Ich will den Link auch mal haben...


----------



## SoulBeatz (26 März 2006)

Devilfrank schrieb:
			
		

> Ja, ne is klargeworden. Wusste ich doch, dass es was zu lachen gibt...
> Simpler Javascript-Quark. Angeblich soll ich jetzt 19€ ärmer sein, weil der über den Port80 einen Angriff gemacht haben will.
> 
> It´s funny. Hier hat sich mal jar nüschts gezuckt. Der Sinn des Ganzen will sich mir nicht erschließen, aber zumindest konnte ich müde lächeln...



ja also ein fake ???

ach wenn ichs chonmal mal am durchforschen bin dann frage ich mal hier di experten.....ich interessiere mich sehr für serien dokus....darf man dies über nen torrent client ? ich meine 3 sat oder so veröffentlicht ja leider keine dvd´s darüber


----------



## rolf76 (26 März 2006)

SoulBeatz schrieb:
			
		

> ich interessiere mich sehr für serien dokus....darf man dies über nen torrent client ?


Auch zulässige private Fernsehmitschnitte dürfen ohne Einwilligung des Berechtigten weder verbreitet noch zu öffentlichen Wiedergaben benutzt werden, vgl. § 53 Abs. 6 UrhG.


----------



## SoulBeatz (26 März 2006)

so nen mist aber auch  :bigcry:  wieso nehme ich die dinger nicht ainfach auf.....ach ja vhs gibts ja schon lange nicht mehr für mich


----------



## rolf76 (26 März 2006)

Zulässig ist auch, jemanden unentgeltlich damit zu beauftragen, die Fernsehsendungen aufzuzeichnen.

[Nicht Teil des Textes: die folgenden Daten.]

@@ -501,31 +496,6 @@
   return true;
 }
 
-struct BnBwdOps {
-  float inv = 0.f, g = 1.f, bt = 0.f, mu = 0.f, dg0 = 0.f, db0 = 0.f;
-};
-RT_DEV BnBwdOps bn_bwd_ops(int ch, const float* gamma, const float* beta, const float* smean, const float* sinv,
-                           const float* dgamma, const float* dbeta, int accumulate) {
-  BnBwdOps o;
-  o.inv = sinv[ch];
-  o.mu = smean[ch];
-  if (gamma) o.g = gamma[ch];
-  if (beta) o.bt = beta[ch];
-  if (accumulate && dgamma) o.dg0 = dgamma[ch];
-  if (accumulate && dbeta) o.db0 = dbeta[ch];
-  return o;
-}
-RT_DEV void bn_bwd_tail(const BnBwdOps& o, float sg, float sgx, int ch, long rows, int training, int accumulate,
-                        float* dgamma, float* dbeta, float& A, float& B, float& C) {
-  const float inv = o.inv;
-  if (dgamma) dgamma[ch] = accumulate ? o.dg0 + sgx * inv : sgx * inv;
-  if (dbeta) dbeta[ch] = accumulate ? o.db0 + sg : sg;
-  const float a = o.g * inv;
-  const float invn = 1.f / (float)rows;
-  A = a;
-  B = training ? -a * inv * inv * sgx * invn : 0.f;
-  C = training ? -a * sg * invn : 0.f;
-}
 RT_DEV void bn_bwd_coef_rows(const BnBwdOps& o, float sg, float sgx, int ch, int c, long rows, int training, int accumulate,
                              float* dgamma, float* dbeta, float* coef) {
   bn_bwd_tail(o, sg, sgx, ch, rows, training, accumulate, dgamma, dbeta, coef[ch], coef[c + ch], coef[2 * c + ch]);
diff --git a/rtsds_amd/csrc/bn_dev.h b/rtsds_amd/csrc/bn_dev.h
--- a/rtsds_amd/csrc/bn_dev.h
+++ b/rtsds_amd/csrc/bn_dev.h
@@ -29,6 +29,11 @@
   if (act == RTSDS_ACT_LEAKY) return y > 0.f ? 1.f : 0.2f;
   if (act == RTSDS_ACT_SIGMOID) return y * (1.f - y);
   return 1.f;
+}
+
+RT_DEV void bn_coef(float g, float b, float m, float inv, float& sc, float& sh) {
+  sc = g * inv;
+  sh = fmaf(-m, sc, b);
 }
 
 template <int VEC, bool HAS_Y>
@@ -72,3 +77,29 @@
 }
 template <int VEC>
 RT_DEV float bn_bwd_dx(const BnDx<VEC>& k, int j, float g, float x) { return fmaf(k.a[j], g, fmaf(k.b[j], x - k.mu[j], k.k[j])); }
+
+struct BnBwdOps {
+  float inv = 0.f, g = 1.f, bt = 0.f, mu = 0.f, dg0 = 0.f, db0 = 0.f;
+};
+RT_DEV BnBwdOps bn_bwd_ops(int ch, const float* gamma, const float* beta, const float* smean, const float* sinv,
+                           const float* dgamma, const float* dbeta, int accumulate) {
+  BnBwdOps o;
+  o.inv = sinv[ch];
+  o.mu = smean[ch];
+  if (gamma) o.g = gamma[ch];
+  if (beta) o.bt = beta[ch];
+  if (accumulate && dgamma) o.dg0 = dgamma[ch];
+  if (accumulate && dbeta) o.db0 = dbeta[ch];
+  return o;
+}
+RT_DEV void bn_bwd_tail(const BnBwdOps& o, float sg, float sgx, int ch, long rows, int training, int accumulate,
+                        float* dgamma, float* dbeta, float& A, float& B, float& C) {
+  const float inv = o.inv;
+  if (dgamma) dgamma[ch] = accumulate ? o.dg0 + sgx * inv : sgx * inv;
+  if (dbeta) dbeta[ch] = accumulate ? o.db0 + sg : sg;
+  const float a = o.g * inv;
+  const float invn = 1.f / (float)rows;
+  A = a;
+  B = training ? -a * inv * inv * sgx * invn : 0.f;
+  C = training ? -a * sg * invn : 0.f;
+}
diff --git a/rtsds_amd/csrc/imgconv.hip b/rtsds_amd/csrc/imgconv.hip
--- a/rtsds_amd/csrc/imgconv.hip
+++ b/rtsds_amd/csrc/imgconv.hip
@@ -802,3 +802,394 @@
   pending->nv = 0;
   return img_wg_impl(d, x, bn_dy, bn_x, coef, act, dw, accumulate, ws, ws_bytes, pending, stream);
 }
+
+struct ImgOpArgs {
+  const bf16* x4;
+  const bf16* g;
+  const bf16* xb;
+  const float *gamma, *beta, *mean, *invstd;
+  float* slab;
+  int stride;
+  int n, h, w, ho, wo, ph, pw;
+  int tiles, per;
+};
+static int img_op_stride(int kh, int kw) { return (129 * kh * kw * 3 + 2 * kCo + 3) & ~3; }
+
+template <int KH, int KW, int NT, int WN, int ACT>
+__global__ void __launch_bounds__(NT, NT == 256 ? 2 : 1) imgconv_bn_onepass_kernel(const ImgOpArgs P) {
+  static_assert(ACT == RTSDS_ACT_NONE || ACT == RTSDS_ACT_RELU, "masked g must stay an exact bf16");
+  constexpr int KWP = (KW + 1) / 2, NJ = KWP / 2, NB = KH * NJ;
+  constexpr int NW = NT / 64;
+  static_assert(KWP % 2 == 0 && NB % WN == 0 && NW % WN == 0 && 4 % (NW / WN) == 0, "wave layout");
+  constexpr int WM = NW / WN, CB = 4 / WM, NBW = NB / WN, NPB = (NBW + WM - 1) / WM;
+  constexpr int NR = 2 * kTH + KH - 2, NC = kTW + KWP - 1, NP = NR * NC;
+  constexpr int NI = (NP + 63) / 64, NIW = (NI + NW - 1) / NW, A_BYTES = NI * 1024;
+  constexpr int HP = kTH * kTW / 2;
+  constexpr int T_BYTES = HP * kCo * 2;
+  constexpr int K3 = KH * KW * 3;
+  constexpr int PQ = NT / 8, U = HP / PQ;
+  __shared__ __attribute__((aligned(16))) float cf[3 * kCo];
+  __shared__ __attribute__((aligned(16))) float red[NW][kCo][2];
+  __shared__ __attribute__((aligned(16))) unsigned char gts[T_BYTES];
+  __shared__ __attribute__((aligned(16))) unsigned char xts[T_BYTES];
+  __shared__ __attribute__((aligned(16))) unsigned char ones[HP * 8];
+  __shared__ __attribute__((aligned(16))) unsigned char abuf0[A_BYTES];
+  __shared__ __attribute__((aligned(16))) unsigned char abuf1[A_BYTES];
+
+  const int tid = threadIdx.x, lane = tid & 63, wave = __builtin_amdgcn_readfirstlane(tid >> 6);
+  int bid;
+  {
+    const int nwg = gridDim.x, b = blockIdx.x;
+    const int xcd = b & 7, q = nwg >> 3, r = nwg & 7;
+    bid = (xcd < r ? xcd * (q + 1) : r * (q + 1) + (xcd - r) * q) + (b >> 3);
+  }
+  const int t0 = bid * P.per, t1 = min(P.tiles, t0 + P.per);
+  const int tw_n = (P.wo + kTW - 1) / kTW, th_n = (P.ho + kTH - 1) / kTH;
+  const int spw = P.w >> 1, pwp = (P.pw + 1) >> 1;
+  const int ybytes = P.n * P.ho * P.wo * kCo * 2;
+  const rsrc_t rx = make_rsrc(P.x4, P.n * P.h * P.w * 8);
+  const rsrc_t rg = make_rsrc(P.g, ybytes), rb = make_rsrc(P.xb, ybytes);
+  auto tile_xy = [&](int t, int& img, int& oh0, int& ow0) {
+    img = t / (th_n * tw_n);
+    const int rem = t - img * th_n * tw_n, trow = rem / tw_n;
+    oh0 = trow * kTH;
+    ow0 = (rem - trow * tw_n) * kTW;
+  };
+  auto issue = [&](int t, unsigned char* dst) {
+    int img, oh0, ow0;
+    tile_xy(t, img, oh0, ow0);
+    const int ih0 = 2 * oh0 - P.ph, j0 = ow0 - pwp;
+#pragma unroll
+    for (int i = 0; i < NIW; ++i) {
+      const int ins = wave + NW * i;
+      if (ins < NI) {
+        const int piece = ins * 64 + lane;
+        const int row = piece / NC, col = piece - row * NC;
+        const int ih = ih0 + row, j = j0 + col;
+        const bool ok = piece < NP && (unsigned)ih < (unsigned)P.h && (unsigned)j < (unsigned)spw;
+        buf_lds16(rx, dst + ins * 1024, ok ? ((img * P.h + ih) * spw + j) * 16 : (int)0x80000000, 0);
+      }
+    }
+  };
+  const int cg = tid & 7, pq = tid >> 3;
+  u32x4_img gv[U], xv[U];
+  auto fetch = [&](int t, int hh) {
+    int img, oh0, ow0;
+    tile_xy(t, img, oh0, ow0);
+#pragma unroll
+    for (int u = 0; u < U; ++u) {
+      const int px = pq + PQ * u, oh = oh0 + 2 * hh + (px >> 6), ow = ow0 + (px & 63);
+      const int off = (oh < P.ho && ow < P.wo) ? (((img * P.ho + oh) * P.wo + ow) * kCo + 8 * cg) * 2 : (int)0x80000000;
+      gv[u] = img_load16(rg, off);
+      xv[u] = img_load16(rb, off);
+    }
+  };
+
+  if (tid < kCo) {
+    const float mu = P.mean[tid];
+    float sc, sh;
+    bn_coef(P.gamma ? P.gamma[tid] : 1.f, P.beta ? P.beta[tid] : 0.f, mu, P.invstd[tid], sc, sh);
+    cf[tid] = mu;
+    cf[kCo + tid] = sc;
+    cf[2 * kCo + tid] = sh;
+  }
+  issue(t0, abuf0);
+  fetch(t0, 0);
+
+  const int g4 = lane >> 4, L = 4 * g4 + ((lane >> 2) & 3), p8 = (lane & 3) * 8;
+  const int wm = wave / WN, wn = wave % WN;
+  const int aoff = L * 16 + p8;
+  int doff[CB];
+#pragma unroll
+  for (int cb = 0; cb < CB; ++cb) doff[cb] = L * 128 + (((wm * CB + cb) ^ ((L >> 1) & 3)) << 5) + p8;
+  const unsigned char* const obase = ones + L * 8;
+  f32x4 acc[2 * CB][NBW], pacc[NPB];
+#pragma unroll
+  for (int cb = 0; cb < 2 * CB; ++cb)
+#pragma unroll
+    for (int j = 0; j < NBW; ++j) acc[cb][j] = f32x4{0.f, 0.f, 0.f, 0.f};
+#pragma unroll
+  for (int j = 0; j < NPB; ++j) pacc[j] = f32x4{0.f, 0.f, 0.f, 0.f};
+  float sg[8], sgx[8];
+#pragma unroll
+  for (int j = 0; j < 8; ++j) sg[j] = sgx[j] = 0.f;
+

> *§ 53 UrhG Vervielfältigungen zum privaten und sonstigen eigenen Gebrauch*
> 
> Der zur Vervielfältigung Befugte darf die Vervielfältigungsstücke auch durch einen anderen herstellen lassen, sofern dies unentgeltlich geschieht


----------



## Nebelwolf ✟ (26 März 2006)

*Ein Räuberspiel ...*

Hallo zusammen,

es handelt sich wohl wieder um ein Spiel, dessen Sinn sich mir nicht erschließt. Ziel ist es möglichst viele Klicks auf den eigenen Referer-Link zu sammeln. Wer die meisten Klicks gesammelt hat, ist er Gewinner. Die ganze Geschichte wird mit einer Story aufgehübscht. Diese Spiele scheinen vielleicht zum Aufbau von Newsletterverteilern oder ähnlichem zu dienen.

Nebelwolf


----------



## SoulBeatz (26 März 2006)

blödes spiel aber.....

und immer noch traurig das ich mir da keine dokus runterladen darf  ohman ich sehs schon kommen 6 monate später klopft die krippo an deiner tür festnahme wegen bbc der untergang der mayas  :cry:  :bigcry:  ne lass mal lieber.....


----------



## rolf76 (26 März 2006)

Dürfte Dich vielleicht interessieren :

*Urheberrecht: Was darf eigentlich der Verbraucher?
Der Unterschied zwischen legalen und illegalen Privatkopien*

http://www.netzwelt.de/news/73883-urheberrecht-was-darf-eigentlich-der.html

Die Ausführungen beziehen sich zwar auf die Gesetzesnovelle zum UrhG, die Anfang 2007 in Kraft treten soll.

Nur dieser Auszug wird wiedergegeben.